Wallpaper* test drives the new Toyota Land Cruiser
It's safe to say that despite its status as the world's largest car manufacturer, Toyota has experienced something of a turbulent 2010. With 1.8 million units recalled across Europe due to heavily publicised issues with accelerator pedals on a range of models produced since 2007, not to mention claims of electronic gremlins lurking within the hybrid poster child, the Prius, the Tokyo-based giant now has some ground to claw back. All this against a backdrop of global economic downturn and a generally depressed market.
Unsurprisingly, it's very much business as usual. Wallpaper* recently sampled the 2010 Land Cruiser, the latest iteration of a machine with some six decades of history and a good claim to being one of the world's most reliable cars.
The trusty old Land Cruiser is also the world's best selling 4WD vehicle - some five million have been sold in 188 countries around the world. Initially developed for military use back in the 1950s, the modern LC has established itself as the premier SUV in terms of quality, durability and refinement. The original models are still much prized (California-based ICON 4x4 remain committed to updating the original iconic LC models, for example), but the fifth generation shows quite how far the concept has come.
The Land Cruiser will always be a tough, go anywhere off-roader, although now there are some clever technological advances to help aid driver ability and enhance life on board. For example, exterior cameras feature heavily, affording the driver a comprehensive view of the area immediately next to the vehicle otherwise obscured from sight - incredibly helpful when tackling narrow passes or heavily bouldered terrain.
In addition to front and rear cameras, the system features left and right door mirror-mounted cameras capable of projecting either a front or a rear side view, with ultra-wide angle lenses to show the broadest possible forward vista.
Toyota has decided against drastically developing the Land Cruiser's exterior but a subtle injection of aggression is evident through increasingly flared wheel arches. A beefed up front bumper also allows enough visual impact without the loss of those iconically boxy characteristics. The new LC also sits precisely on its predecessor's wheelbase, partly so as not to reduce its off-road maneuverability.
Go-anywhere ability is essential. Now that many of its rivals straddle the worlds of town and country with increasing ease, the LC technical team has introduced a Kinetic Dynamic Suspension System' (KDSS), which helps soak up the body roll and bumps on conventional road surfaces, making the steering rather snappier into the bargain.

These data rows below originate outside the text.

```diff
+                                hv.x = in0 ? hv.x : T4_NEG; hv.y = in1 ? hv.y : T4_NEG; hv.z = in2 ? hv.z : T4_NEG; hv.w = in3 ? hv.w : T4_NEG;
+                                gg.x = (in0 ? gg.x & 0xffffu : 0u) | (in1 ? gg.x & 0xffff0000u : 0u);
+                                gg.y = (in2 ? gg.y & 0xffffu : 0u) | (in3 ? gg.y & 0xffff0000u : 0u);
+                                wl = (j0 >= 1 && (unsigned)(j0 - 1 - bp) <= pspan) ? wl : T4_NEG;
+                            }
+                        };
+                        mask_band(hn, gn, wn, nb, nspan);
+                        mask_band(hf, gf, wf, fbv, fspan);
+                        auto merge = [&](const int4 &ha, const uint2 &ga, int wa, const int4 &hb, const uint2 &gb2, int wb) {
+                            const int A[4] = {ha.x, ha.y, ha.z, ha.w}, B[4] = {hb.x, hb.y, hb.z, hb.w};
+                            int zero = 0;
+                            asm volatile("" : "+v"(zero));
+                            int ph = 0, pa1 = 0, pa2 = 0;
+                            int hm[4];
+                            uint32_t gv[4];
+                            const int tl = wa > T4_NEG ? wa : T4_NEG;
+                            const int hl = wb > tl ? wb : tl;
+                            t5_flag_gt_byte<0>(ph, wb, tl, zero);
+#pragma unroll
+                            for (int k = 0; k < 4; k++) {
+                                const int g_a = (int)(k < 2 ? ga.x : ga.y), g_b = (int)(k < 2 ? gb2.x : gb2.y);
+                                const int ca1 = (k & 1) ? t4_sub_byte<2>(A[k], g_a) : t4_sub_byte<0>(A[k], g_a);
+                                const int ca2 = (k & 1) ? t4_sub_byte<3>(A[k], g_a) : t4_sub_byte<1>(A[k], g_a);
+                                const int cb1 = (k & 1) ? t4_sub_byte<2>(B[k], g_b) : t4_sub_byte<0>(B[k], g_b);
+                                const int cb2 = (k & 1) ? t4_sub_byte<3>(B[k], g_b) : t4_sub_byte<1>(B[k], g_b);
+                                const int th = A[k] > T4_NEG ? A[k] : T4_NEG, t1 = ca1 > T4_NEG ? ca1 : T4_NEG, t2 = ca2 > T4_NEG ? ca2 : T4_NEG;
+                                hm[k] = B[k] > th ? B[k] : th;
+                                const int x1 = cb1 > t1 ? cb1 : t1, x2 = cb2 > t2 ? cb2 : t2;
+                                if (k == 0) { t5_flag_gt_byte<1>(ph, B[k], th, zero); t5_flag_gt_byte<0>(pa1, cb1, t1, zero); t5_flag_gt_byte<0>(pa2, cb2, t2, zero); }
+                                if (k == 1) { t5_flag_gt_byte<2>(ph, B[k], th, zero); t5_flag_gt_byte<1>(pa1, cb1, t1, zero); t5_flag_gt_byte<1>(pa2, cb2, t2, zero); }
+                                if (k == 2) { t5_flag_gt_byte<3>(ph, B[k], th, zero); t5_flag_gt_byte<2>(pa1, cb1, t1, zero); t5_flag_gt_byte<2>(pa2, cb2, t2, zero); }
+                                if (k == 3) { t5_flag_gt_byte<3>(pa1, cb1, t1, zero); t5_flag_gt_byte<3>(pa2, cb2, t2, zero); }
+                                gv[k] = (uint32_t)(hm[k] - x1) | ((uint32_t)(hm[k] - x2) << 8);
+                            }
+                            *(int4 *)(Hs + (j0 & win_mask)) = make_int4(hm[0], hm[1], hm[2], hm[3]);
+                            *(uint2 *)(Gs + (j0 & win_mask)) = make_uint2(gv[0] | (gv[1] << 16), gv[2] | (gv[3] << 16));
+                            if (c == 0 && bal > 0) Hs[(bal - 1) & win_mask] = hl;
+                            *(uint32_t *)(drow + (uint64_t)W + c) = (uint32_t)ph;
+                            *(uint32_t *)(drow + 2ull * W + c) = (uint32_t)pa1;
+                            *(uint32_t *)(drow + 3ull * W + c) = (uint32_t)pa2;
+                        };
+                        if (near_second) merge(hf, gf, wf, hn, gn, wn);
+                        else merge(hn, gn, wn, hf, gf, wf);
+                    }
+                }
+            } else {
+            POA_MARK("row_stage_far");
+            int qb0 = pbeg, qe0 = pend, qb1 = 0, qe1 = -1;
+            uint64_t qv0 = vpo, qv1 = 0;
+            if (np > 1) {
+                qb0 = R[p0].beg; qe0 = R[p0].end; qv0 = R[p0].voff;
+                qb1 = R[p1].beg; qe1 = R[p1].end; qv1 = R[p1].voff;
+            }
             if (chunked) {
-                bool no_row = false;
-                for (int t = 0; t < np; t++) no_row |= t5_uniform64(R[np == 1 ? sp : plist[ps + t]].voff) == 0;
+                bool no_row = np >= 1 && t5_uniform64(qv0) == 0;
+                if (np > 1) no_row |= t5_uniform64(qv1) == 0;
+                for (int t = 2; t < np; t++) no_row |= t5_uniform64(R[plist[ps + t]].voff) == 0;
                 if (__builtin_expect(no_row, 0)) st |= ST_FAILED;
             }
+            asm volatile("" : "+v"(qb0), "+v"(qe0), "+v"(qv0), "+v"(qb1), "+v"(qe1), "+v"(qv1));
             for (int c0 = 0; c0 < W; c0 += STEP) {
                 const int c = c0 + 4 * tid;
                 const int j0 = bal + c;
                 if (j0 <= end && np == 1) {
-                    const int bp = __builtin_amdgcn_readfirstlane(R[sp].beg), ep = __builtin_amdgcn_readfirstlane(R[sp].end);
-                    const uint64_t vq_off = t5_uniform64(R[sp].voff);
+                    const int bp = qb0, ep = qe0;
+                    const uint64_t vq_off = qv0;
                     const uint8_t *Vq = pool + vq_off;
                     const bool vq_ok = !chunked || vq_off != 0;
                     const int balq = bp & ~3;
@@ -360,9 +457,12 @@
 #pragma unroll
                     for (int k = 0; k < 4; k++) { hm[k] = T4_NEG; x1[k] = T4_NEG; x2[k] = T4_NEG; ah[k] = 0; a1[k] = 0; a2[k] = 0; }
                     for (int t = 0; t < np; t++) {
-                        const uint32_t p = np == 1 ? sp : plist[ps + t];
-                        const int bp = __builtin_amdgcn_readfirstlane(R[p].beg), ep = __builtin_amdgcn_readfirstlane(R[p].end);
-                        const uint64_t vq_off = t5_uniform64(R[p].voff);
+                        int bp = t == 0 ? qb0 : qb1, ep = t == 0 ? qe0 : qe1;
+                        uint64_t vq_off = t == 0 ? qv0 : qv1;
+                        if (t >= 2) {
+                            const uint32_t p = plist[ps + t];
+                            bp = R[p].beg; ep = R[p].end; vq_off = R[p].voff;
+                        }
                         const uint8_t *Vq = pool + vq_off;
                         const int balq = bp & ~3;
                         const int Wq = (!chunked || vq_off != 0) ? (ep - balq + 1 + 3) & ~3 : 0;
@@ -401,6 +501,7 @@
                         *(uint32_t *)(drow + 3ull * W + c) = (uint32_t)a2[0] | ((uint32_t)a2[1] << 8) | ((uint32_t)a2[2] << 16) | ((uint32_t)a2[3] << 24);
                     }
                 }
+            }
             }
             POA_LDS_BARRIER();
             pbeg = bal > 0 ? bal - 1 : 0;
```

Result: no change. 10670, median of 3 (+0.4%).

However, it's off road where the LC really comes into its own. Tasked with guiding 2.5 tonnes of car across any surface you chose to tackle, the LC is utterly unfazed. We sampled a wide range of terrains around Corsica and came away impressed: when faced with a perpendicular ravine composed of greasy unforgiving slate and flanked by beautiful yet treacherous rocks, one may be absolved from experiencing a heightened sense of trepidation. In the Land Cruiser, cabin panic is not a problem. The 'Active Traction Control' manipulates brakes and engine to distribute torque around all four wheels as needed, thanks to a cunning array of sensors.
We were also very taken by the 'Crawl Control' mechanism, a little piece of automation that's capable of transforming even the novice off-roader into a Dakar dynamo at the flick of a switch. Engage the Crawl Control system and the onboard computer will assist your slow ascent/descent of slopes at walking pace, without the need to even touch the pedals: just select one of five speed settings and then concentrate on steering. The LC is also equipped to wade through deep water at a slow, steady pace, helping prevent a risk of engine flooding or sustaining damage from submerged objects.
Spend any time with 2010 Land Cruiser and its cross-terrain capabilities are never in doubt, whether you're travelling to a suburban B&Q or to the foothills of Kilimanjaro. Many years of considered development have clearly paid off. However, others aren't far behind. Land Rover has mastered the art of making luxury cars that will literally stop at nothing. But application is everything; you're unlikely to see a fleet of Range Rovers pitch up to a UN mission in Central Africa. As long as Toyota refuses to compromise the Land Cruiser's off-road ability, and retains the bloody-minded bluntness of its visual approach, its reputation will be secure.